Gokpinar E., Altiner Ş., KARABULUT H. G.

CYTOGENETIC AND GENOME RESEARCH, sa.2, ss.74-80, 2019 (SCI-Expanded) identifier identifier identifier

  • Yayın Türü: Makale / Derleme
  • Basım Tarihi: 2019
  • Doi Numarası: 10.1159/000503574
  • Dergi Adı: CYTOGENETIC AND GENOME RESEARCH
  • Derginin Tarandığı İndeksler: Science Citation Index Expanded (SCI-EXPANDED), Scopus
  • Sayfa Sayıları: ss.74-80
  • Anahtar Kelimeler: Derivative chromosome 18, Genotype-phenotype correlation, Partial dup(18q), del(18p), Tracheoesophageal fistula, MATERNAL PERICENTRIC-INVERSION, PROXIMAL 18P MONOSOMY, RECOMBINANT CHROMOSOME-18, PARTIAL DUPLICATION, EDWARDS-SYNDROME, TRISOMY, DELETION, FAMILY, DUP(18Q)/DEL(18P), ABNORMALITIES
  • Ankara Üniversitesi Adresli: Evet

Özet

We present a patient with a de novo derivative chromosome 18 which includes a terminal deletion of 18p and a terminal duplication of 18q accompanied by a cryptic duplication of 18p. The girl had mild dysmorphic features such as micro-retrognathia, upslanted palpebral fissures, bilateral epicanthus, high palate, low-set ears, short neck, and full cheeks.

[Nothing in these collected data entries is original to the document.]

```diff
diff --git a/include/emcid_hip.h b/include/emcid_hip.h
--- a/include/emcid_hip.h
+++ b/include/emcid_hip.h
@@ -160,6 +160,19 @@
 int emcid_edit_dual_apply_stage2_f64(int64_t N, int64_t d, int64_t h, const void* cov_factor_ws, int64_t n_layers,
                                      int64_t layer_index, int use_inverse, int assembled, const float* W0, float* W,
                                      float* dW_out, void* workspace, int64_t workspace_bytes, int* info_dev, void* stream);
+int emcid_edit_dual_apply_stage1_rt_f64(const float* K, const float* Zc, const float* zs_t, int64_t N, int64_t d, int64_t h,
+                                        double edit_weight, int layers_left, double lam_ratio, const void* cov_factor_ws,
+                                        int64_t n_layers, int64_t layer_index, int64_t n_lo, int64_t n_hi, int use_inverse,
+                                        void* workspace, int64_t workspace_bytes, void* stream);
+int emcid_edit_dual_apply_stage2_rt_f64(int64_t N, int64_t d, int64_t h, const void* cov_factor_ws, int64_t n_layers,
+                                        int64_t layer_index, int use_inverse, int assembled, const float* W0, float* W,
+                                        float* dW_out, void* workspace, int64_t workspace_bytes, int* info_dev, void* stream);
+int emcid_edit_keys_f64(const float* act, int64_t n_rows, const int64_t* lookup, const int64_t* seg, int64_t B, int64_t N, int64_t d,
+                        int64_t h, double edit_weight, double lam_ratio, float* K_out, void* k_planes, float* k_inv_scale,
+                        void* workspace, int64_t workspace_bytes, void* stream);
+double* emcid_edit_dual_kt(void* workspace, int64_t N, int64_t d, int64_t h);
+double* emcid_edit_dual_r(void* workspace, int64_t N, int64_t d, int64_t h);
+double* emcid_edit_dual_rt(void* workspace, int64_t N, int64_t d, int64_t h);
 int emcid_edit_dual_apply_assemble_f64(int64_t N, int64_t d, int64_t h, void* workspace, int64_t workspace_bytes, void* stream);
 
 int64_t emcid_edit_dual_preserve_workspace_bytes(int64_t N, int64_t d, int64_t h, int64_t capacity);
```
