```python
class DecLayer(ctypes.Structure):
    _fields_ = [(n, ctypes.c_void_p) for n in (
        "ln1_g", "ln1_b", "w_qkv", "b_qkv", "w_o", "b_o",
        "ln2_g", "ln2_b", "w_cq", "b_cq", "w_co", "b_co",
        "ln3_g", "ln3_b", "w_fc1", "b_fc1", "w_fc2", "b_fc2",
        "self_k", "self_v", "cross_k16", "cross_v16", "cross_k_align", "head_slot",
        "sb_qkv", "sb_o", "sb_cq", "sb_co", "sb_fc1", "sb_fc2")] + [(n, ctypes.c_int64) for n in (
        "pl_qkv", "pl_o", "pl_cq", "pl_co", "pl_fc1", "pl_fc2")]


class DecodeSteps(ctypes.Structure):
    _fields_ = [(n, ctypes.c_void_p) for n in (
        "layers", "emb", "pos", "ln_g", "ln_b", "tokens", "n_tokens", "n_prompt", "done",
        "logprobs", "full", "last_full", "qk_buf", "suppress", "blank",
        "x", "qkv", "att", "q", "mid", "logits", "sync", "prof", "emb_sb")] + [("emb_plane", ctypes.c_int64),
                                                                              ("use_mma", ctypes.c_int64), ("cfg", DecodeCfg)] + [(n, ctypes.c_int32) for n in (
        "n_layer", "D", "H", "n_ctx", "n_audio_ctx", "n_slots", "cap", "lp_ld", "qk_rows", "n_steps", "max_rows",
        "prof_cap")]


def _load():
    if not os.path.exists(LIB_PATH):
        raise ImportError(
            f"{LIB_PATH} not found: build it with `python whisper-timestamped_b200/build.py` "
            "(the product has no CPU fallback)")
    lib = ctypes.CDLL(LIB_PATH)
    lib.wts_version.restype = ctypes.c_int
    lib.wts_last_error.restype = ctypes.c_char_p
    lib.wts_dtw_dir_words.restype = ctypes.c_int64
    lib.wts_dtw_dir_words.argtypes = [ctypes.c_int32, ctypes.c_int32]
    lib.wts_dtw_bnd_doubles.restype = ctypes.c_int64
    lib.wts_dtw_bnd_doubles.argtypes = [ctypes.c_int32, ctypes.c_int32]
    vp, i32 = ctypes.c_void_p, ctypes.c_int32
    lib.wts_attn_prep_batch.restype = ctypes.c_int
    lib.wts_attn_prep_batch.argtypes = [vp, i32, i32, i32, vp, i32, i32, i32, vp, vp]
    lib.wts_dtw_batch.restype = ctypes.c_int
    lib.wts_dtw_batch.argtypes = [vp, i32, vp, i32, vp, vp, vp, vp, vp, vp, vp, vp]
    lib.wts_dtw_batch_sized.restype = ctypes.c_int
    lib.wts_dtw_batch_sized.argtypes = [vp, i32, vp, i32, vp, vp, vp, vp, vp, vp, vp, i32, i32, i32, vp]
    lib.wts_disfluency_starts.restype = ctypes.c_int
    lib.wts_disfluency_starts.argtypes = [vp, vp, i32, vp, vp, vp]
    i64, f32p = ctypes.c_int64, vp
    lib.wts_gemm.restype = ctypes.c_int
    lib.wts_gemm.argtypes = [ctypes.POINTER(Gemm), vp]
    lib.wts_to_sb16.argtypes = [vp, i64, vp, vp, vp]
    lib.wts_layernorm.argtypes = [vp, i64, vp, vp, i32, i32, vp, i64, i64, vp, i64, vp]
    lib.wts_softmax_rows.argtypes = [vp, i64, i64, i32, vp, i64, i64, vp]
    lib.wts_frames.argtypes = [vp, i64, i64, i64, vp, i64, vp]
    lib.wts_power.argtypes = [vp, i64, i64, vp, i64, i64, vp]
    lib.wts_logmel_max.argtypes = [vp, i64, vp, vp]
    lib.wts_logmel_finish.argtypes = [vp, i64, i32, vp, vp, vp]
    lib.wts_window_gather.argtypes = [vp, i32, vp, vp, i32, vp, i64, vp]
    lib.wts_embed.argtypes = [vp, vp, vp, vp, i32, i32, vp, vp]
    lib.wts_gather_rows.argtypes = [vp, i64, vp, i32, i32, vp, vp]
    lib.wts_decoder_attention.argtypes = [i32, vp, i64, vp, vp, i64, i32, vp, vp, i32, i32, vp, i64, i64, vp, vp, i32,
                                          i32, vp, vp, vp]
    lib.wts_cross_kv_pack.argtypes = [vp, vp, vp, vp, i32, i32, i32, i32, vp]
    lib.wts_cross_attention_f16.argtypes = [vp, i64, vp, vp, vp, vp, i32, i32, vp, i32, i32, vp, i64, i64, vp, i32, vp, vp, vp]
    lib.wts_enc_attention.argtypes = [vp, i64, i64, vp, i64, i64, i32, i32, i32, i32, vp, i64, i64, vp]
    lib.wts_enc_attention.restype = ctypes.c_int
    lib.wts_kv_append.argtypes = [vp, vp, i64, vp, vp, i32, i32, i32, vp, vp, i64, vp]
    lib.wts_decode_select.argtypes = [vp, i64, ctypes.POINTER(DecodeCfg), vp, vp, vp, vp, vp, vp, vp, i32, vp, vp, i32, vp]
    lib.wts_filtered_logprobs.argtypes = [vp, i64, ctypes.POINTER(DecodeCfg), vp, vp, vp, vp, vp, vp, i32, vp]
    lib.wts_filtered_logprobs.restype = ctypes.c_int
    lib.wts_decode_steps.argtypes = [ctypes.POINTER(DecodeSteps), vp]
    lib.wts_decode_steps.restype = ctypes.c_int
    lib.wts_decode_step_kernels.argtypes = [ctypes.POINTER(DecodeSteps), vp, vp]
    lib.wts_decode_step_kernels.restype = ctypes.c_int
    lib.wts_step_inputs.argtypes = [vp, i32, vp, vp, vp, i32, vp, vp, vp, vp, vp]
    lib.wts_softmax_pick.argtypes = [vp, i64, i32, i32, vp, i32, vp]
    lib.wts_logprob_gather.argtypes = [vp, i64, i32, vp, vp, vp, i32, vp]
    for name in ("wts_to_sb16", "wts_layernorm", "wts_softmax_rows", "wts_frames", "wts_power", "wts_logmel_max",
                 "wts_logmel_finish", "wts_window_gather", "wts_embed", "wts_gather_rows", "wts_decoder_attention",
                 "wts_kv_append", "wts_decode_select", "wts_step_inputs", "wts_softmax_pick", "wts_logprob_gather", "wts_cross_kv_pack",
                 "wts_cross_attention_f16"):
        getattr(lib, name).restype = ctypes.c_int
    return lib


lib = _load()

EXPORTED_SYMBOLS = [
    "wts_version", "wts_last_error", "wts_dtw_dir_words", "wts_dtw_bnd_doubles",
    "wts_attn_prep_batch", "wts_dtw_batch", "wts_dtw_batch_sized", "wts_disfluency_starts", "wts_gemm", "wts_to_sb16", "wts_layernorm", "wts_softmax_rows",
    "wts_frames", "wts_power", "wts_logmel_max", "wts_logmel_finish", "wts_window_gather", "wts_embed",
    "wts_gather_rows", "wts_decoder_attention", "wts_kv_append", "wts_decode_select", "wts_filtered_logprobs", "wts_decode_steps", "wts_decode_step_kernels", "wts_step_inputs",
    "wts_softmax_pick", "wts_logprob_gather", "wts_cross_kv_pack", "wts_cross_attention_f16", "wts_enc_attention",
]


def check(rc: int, what: str):
    if rc != 0:
        raise WtsError(f"{what} failed ({rc}): {lib.wts_last_error().decode(errors='replace')}")


def ptr(t):
    if t is None:
        return None
    assert t.is_contiguous(), "libwts needs contiguous buffers"
    return ctypes.c_void_p(t.data_ptr())


def stream_ptr(device=None):
    return ctypes.c_void_p(torch.cuda.current_stream(device).cuda_stream)


def require_cuda(t, name):
    if not t.is_cuda:
        raise WtsError(f"{name} must live on a CUDA device: libwts has no CPU path")
```

whisper-timestamped_b200/whisper_timestamped/engine.py:

```python
import ctypes
import os

import numpy as np
import torch

from . import _native as nat
from .alignment import attn_prep, dtw, plan_segments, split_jumps
from .model import SB16
from .windows import N_FRAMES, WindowRecord

N_SAMPLES = 480000
N_CTX_AUDIO = 1500
KPAD = 1504


def _i32(x, dev):
    return torch.as_tensor(np.asarray(x, dtype=np.int32)).to(dev)
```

She also had an H-type tracheoesophageal fistula which required surgery. Her cognitive and motor skills were delayed. Karyotype analysis showed an additional segment on the short arm of chromosome 18. Chromosomal microarray revealed a 7.3-Mb terminal loss from 18p11.32 to 18p11.23, a 22.2-Mb terminal gain from 18q21.31 to 18q23, and a 3.9-Mb interstitial gain from 18p11.22 to 18p11.21. We hypothesize that the mother has gonadal mosaicism for normal chromosome 18, der(18)dup(p11.22p11.21), and der(18)dup(p11. 22p11.21)inv(18)(p11.22q21.31), or both the terminal del/dup and the interstitial duplication occurred simultaneously.